AutoTrader.com (ATG), which operates the largest online automotive marketplace, filed on Friday with the SEC to raise up to $300 million in a U.S. initial public offering. The Atlanta, GA-based company, which was founded in 1997, operates under the AutoTrader.com and Kelley Blue Book brands. AutoTrader.com filed back in April 2000, just past the peak of the dot-com bubble, with just $5 million in sales and -$47 million in losses, but subsequently withdrew its registration statement in November 2000.
Today, the company looks vastly different than its tech bubble profile.
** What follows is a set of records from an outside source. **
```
__global__ __launch_bounds__(256) void k_scatter_cells(uint8_t *free_mask, uint8_t *wall_mask,
                                                       int M, const int *__restrict__ blk_cnt, int *__restrict__ counts, int dimx, float resx, float resy,
                                                       float scalex, float scaley, const float *__restrict__ pose,
                                                       int *__restrict__ wall_cell, float4 *__restrict__ wall_pts, int wall_cap,
                                                       int *__restrict__ free_cell, float4 *__restrict__ free_pts, int free_cap, int clear,
                                                       PoseSrc src = PoseSrc{nullptr, nullptr, nullptr, nullptr, nullptr, 0, nullptr, nullptr, 1, 0})
{
    const int base = (blockIdx.x * 256 + threadIdx.x) * 16;
    uint8_t mw[16], mf[16];
    int cw = 0, cf = 0;
    if (base + 16 <= M) {
        const uint4 vw = *(const uint4 *)(wall_mask + base), vf = *(const uint4 *)(free_mask + base);
        if (clear) {
            if (vw.x | vw.y | vw.z | vw.w) *(uint4 *)(wall_mask + base) = make_uint4(0, 0, 0, 0);
            if (vf.x | vf.y | vf.z | vf.w) *(uint4 *)(free_mask + base) = make_uint4(0, 0, 0, 0);
        }
        const uint32_t ww[4] = {vw.x, vw.y, vw.z, vw.w}, wf[4] = {vf.x, vf.y, vf.z, vf.w};
#pragma unroll
        for (int k = 0; k < 16; k++) {
            mw[k] = (ww[k >> 2] >> (8 * (k & 3))) & 0xff;
            mf[k] = (wf[k >> 2] >> (8 * (k & 3))) & 0xff;
            cw += mw[k] != 0;
            cf += mf[k] != 0;
        }
    } else {
        for (int k = 0; k < 16; k++) {
            const bool in = base + k < M;
            mw[k] = in ? wall_mask[base + k] : 0;
            mf[k] = in ? free_mask[base + k] : 0;
            cw += mw[k] != 0;
            cf += mf[k] != 0;
            if (clear && in) wall_mask[base + k] = free_mask[base + k] = 0;
        }
    }
    const int lane = threadIdx.x & 63, wave = threadIdx.x >> 6;
    int iw = cw, jf = cf;
    for (int off = 1; off < 64; off <<= 1) {
        const int a = __shfl_up(iw, off, 64), b = __shfl_up(jf, off, 64);
        if (lane >= off) {
            iw += a;
            jf += b;
        }
    }
    __shared__ int sw[4], sf[4];
    if (lane == 63) {
        sw[wave] = iw;
        sf[wave] = jf;
    }
    int pw = 0, pfr = 0;
    for (int b = threadIdx.x; b < (int)blockIdx.x; b += 256) {
        pw += blk_cnt[2 * b];
        pfr += blk_cnt[2 * b + 1];
    }
    for (int off = 32; off >= 1; off >>= 1) {
        pw += __shfl_xor(pw, off, 64);
        pfr += __shfl_xor(pfr, off, 64);
    }
    __shared__ int spw[4], spf[4];
    if (lane == 0) {
        spw[wave] = pw;
        spf[wave] = pfr;
    }
    __syncthreads();
    const int base_w = spw[0] + spw[1] + spw[2] + spw[3], base_f = spf[0] + spf[1] + spf[2] + spf[3];
    if (blockIdx.x == gridDim.x - 1 && threadIdx.x == 0) {
        counts[0] = base_w + sw[0] + sw[1] + sw[2] + sw[3];
        counts[1] = base_f + sf[0] + sf[1] + sf[2] + sf[3];
    }
    __shared__ unsigned short lw[4096], lf[4096];
    int ow = iw - cw, of = jf - cf;
    for (int k = 0; k < wave; k++) {
        ow += sw[k];
        of += sf[k];
    }
    const int tw = sw[0] + sw[1] + sw[2] + sw[3], tf = sf[0] + sf[1] + sf[2] + sf[3];
    if (tw == 0 && tf == 0) return;
    const int local = threadIdx.x * 16;
#pragma unroll
    for (int k = 0; k < 16; k++) {
        if (mw[k]) lw[ow++] = (unsigned short)(local + k);
        if (mf[k]) lf[of++] = (unsigned short)(local + k);
// ... 1964 lines not shown
```

### include/pfslam.h

```cpp
#ifndef PFSLAM_H
#define PFSLAM_H

#include <stddef.h>
#include <stdint.h>

#ifdef __cplusplus
extern "C" {
#endif

typedef struct pfslam_node {
    int32_t axis, left, right, parent;
    float x, y, z, w;
} pfslam_node;

typedef struct pfslam_particle {
    float x, y, theta, w;
    uint8_t cluster;
    uint8_t pad_[7];
    void *map;
} pfslam_particle;

typedef struct pfslam_config {
    int32_t n_particles;
    int32_t n_beams;
// ... 8 lines not shown
    int32_t global_n;
    int32_t shard_stride;
    int32_t reserved_[2];
} pfslam_config;

typedef struct pfslam_handle pfslam_handle;

void pfslam_default_config(pfslam_config *cfg);
int pfslam_create(const pfslam_config *cfg, pfslam_handle **out);
int pfslam_destroy(pfslam_handle *h);
const char *pfslam_last_error(void);
int pfslam_device_count(void);
int pfslam_set_stream(pfslam_handle *h, void *hip_stream);
int pfslam_synchronize(pfslam_handle *h);

int pfslam_step(pfslam_handle *h, int frame, const float *scan_host);
int pfslam_set_lag(pfslam_handle *h, int frames);
int pfslam_step_grid(pfslam_handle *h, int frame, const float *scan_host);

int pfslam_get_pose(pfslam_handle *h, float pose[3]);
int pfslam_get_particles(pfslam_handle *h, const pfslam_particle **out, int *n);
int pfslam_get_map(pfslam_handle *h, const pfslam_node **out, int *n);
int pfslam_get_grid(pfslam_handle *h, const int8_t **grid, int *dimx, int *dimy);
int pfslam_get_trace(pfslam_handle *h, int32_t out[8]);
int pfslam_get_cells(pfslam_handle *h, int which, int32_t *out, int cap, int *n);

int pfslam_set_map(pfslam_handle *h, const pfslam_node *nodes, int n);
int pfslam_set_particles(pfslam_handle *h, const pfslam_particle *p, int n);
int pfslam_set_scan(pfslam_handle *h, const float *scan_host, int n_beams);
int pfslam_set_pose(pfslam_handle *h, const float pose[3]);
int pfslam_set_grid(pfslam_handle *h, const int8_t *grid, int dimx, int dimy);

int pfslam_motion_update(pfslam_handle *h, int frame);
int pfslam_shift_particles(pfslam_handle *h, const float delta[3]);
int pfslam_score_kd(pfslam_handle *h, float *fit_host);
int pfslam_measurement_update(pfslam_handle *h, int *best, float *fmin, float *fmax);
int pfslam_icp(pfslam_handle *h, const float start[3], float pose_out[3], float *dbg29);
int pfslam_update_map_kd(pfslam_handle *h);
int pfslam_resample(pfslam_handle *h, int frame, int *resampled, float *neff);
int pfslam_resample_plan(pfslam_handle *h, int frame, int *resampled, float *neff);
int pfslam_resample_gather(pfslam_handle *h);
int pfslam_score_grid(pfslam_handle *h, int32_t *fit_host);
int pfslam_update_map_grid(pfslam_handle *h);

int pfslam_traverse(pfslam_handle *h, const float *xyz_host, int n, int32_t *best_host);

int pfslam_set_topology(pfslam_handle *h, int enable);
int pfslam_get_closures(pfslam_handle *h, int32_t *pairs, int cap, int *n);
int pfslam_topology_update(pfslam_handle *h, int *n_nodes);
int pfslam_find_walls(pfslam_handle *h, const float a_xy[2], const float b_xy[2], int *n_walls);
int pfslam_check_loop_closure(pfslam_handle *h, int32_t *pairs, int cap, int *n);
int pfslam_get_topology(pfslam_handle *h, float *nodes_xyd, int cap, int *n, int *node_idx);

int pfslam_maybe_balance(pfslam_handle *h, int frame);
int pfslam_kd_size(pfslam_handle *h);

int pfslam_shard_disperse(pfslam_handle *h, int frame, const float *scan_host, int *seeded);
int pfslam_shard_score(pfslam_handle *h);
int pfslam_shard_weights(pfslam_handle *h);
int pfslam_shard_finish(pfslam_handle *h);
int pfslam_shard_stream(pfslam_handle *h, int which, void **hip_stream);
int pfslam_set_shard_balance(pfslam_handle *h, int external);
int pfslam_shard_balance_due(pfslam_handle *h, int frame, int *due, int *n_nodes);
int pfslam_shard_balance_build(pfslam_handle *h, int frame);
int pfslam_shard_balance_adopt(pfslam_handle *h);
int pfslam_measurement_local(pfslam_handle *h);
int pfslam_measurement_apply(pfslam_handle *h, int *best_global, float *fmin, float *fmax);
int pfslam_device_ptr(pfslam_handle *h, int which, void **ptr, size_t *bytes);

int pfslam_time_score_kd(pfslam_handle *h, int iters, float *ms_per_launch);
int pfslam_set_timing(pfslam_handle *h, int enable);
int pfslam_get_timers(pfslam_handle *h, double out[12]);
int pfslam_score_census(pfslam_handle *h, unsigned long long out[8]);
int pfslam_set_census(pfslam_handle *h, int enable);
int pfslam_get_census_log(pfslam_handle *h, unsigned long long *out, int cap, int *n);
int pfslam_ubench_gather(pfslam_handle *h, double out[4]);
int pfslam_plan_stats(pfslam_handle *h, double out[10]);
int pfslam_cell_stats(pfslam_handle *h, double out[16]);
int pfslam_time_score_grid(pfslam_handle *h, int iters, float *ms_kernel, float *ms_pass);
int pfslam_set_variant(pfslam_handle *h, int variant);
int pfslam_set_trig(pfslam_handle *h, int devlib);
int pfslam_set_serial(pfslam_handle *h, int serial);
int pfslam_debug_check_cells(pfslam_handle *h, long long out[16]);
int pfslam_set_probe(pfslam_handle *h, int frames);
int pfslam_get_probe(pfslam_handle *h, unsigned long long *out, int cap_frames, int *n_frames, int *last_ticket);
const char *pfslam_probe_name(int slot);
int pfslam_frame_mode(pfslam_handle *h, int out[4]);
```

For the 12 months ended March 31, 2012, Autotrader.com generated $1.1 billion in sales, $335 million in adjusted EBITDA and $62 million in net income. The company-- which generates the bulk of its revenue from selling pay-for-placement listing subscriptions to dealers-- saw revenue growth accelerate in 2011, increasing 39% year-over-year compared to a 17% increase in 2010. A large part of Autotrader.com's 2011 revenue growth was driven by four acquisitions, most notably Kelley Blue Book, which it purchased for $532 million in December 2010. Kelly Blue Book generated over $120 million in standalone sales in both 2009 and 2010.
Autotrader.com, whose major shareholders include Cox Enterprises and Providence Equity Partners, plans to list on the NASDAQ under the symbol ATG. Goldman Sachs (GS) and Morgan Stanley (MS) are the joint bookrunners on the deal. No pricing terms were disclosed.
Autotrader.com's S-1 filing marks the first Internet company to file for a U.S. IPO since Facebook's (FB) debut, and only the sixth U.S. filing since the May 18. The five others include IT software company Qualys (QLYS), Realogy parent Domus Holdings (DMSH.RC), PMIC provider iWatt (IWAT), South American retailer Cencosud S.A. (CNCO) and Jamaican bank National Commercial Bank Jamaica (NCJ). Autotrader.com was the only company to file for an IPO during the week of June 11 as market tensions were high ahead of Sunday's Greek elections.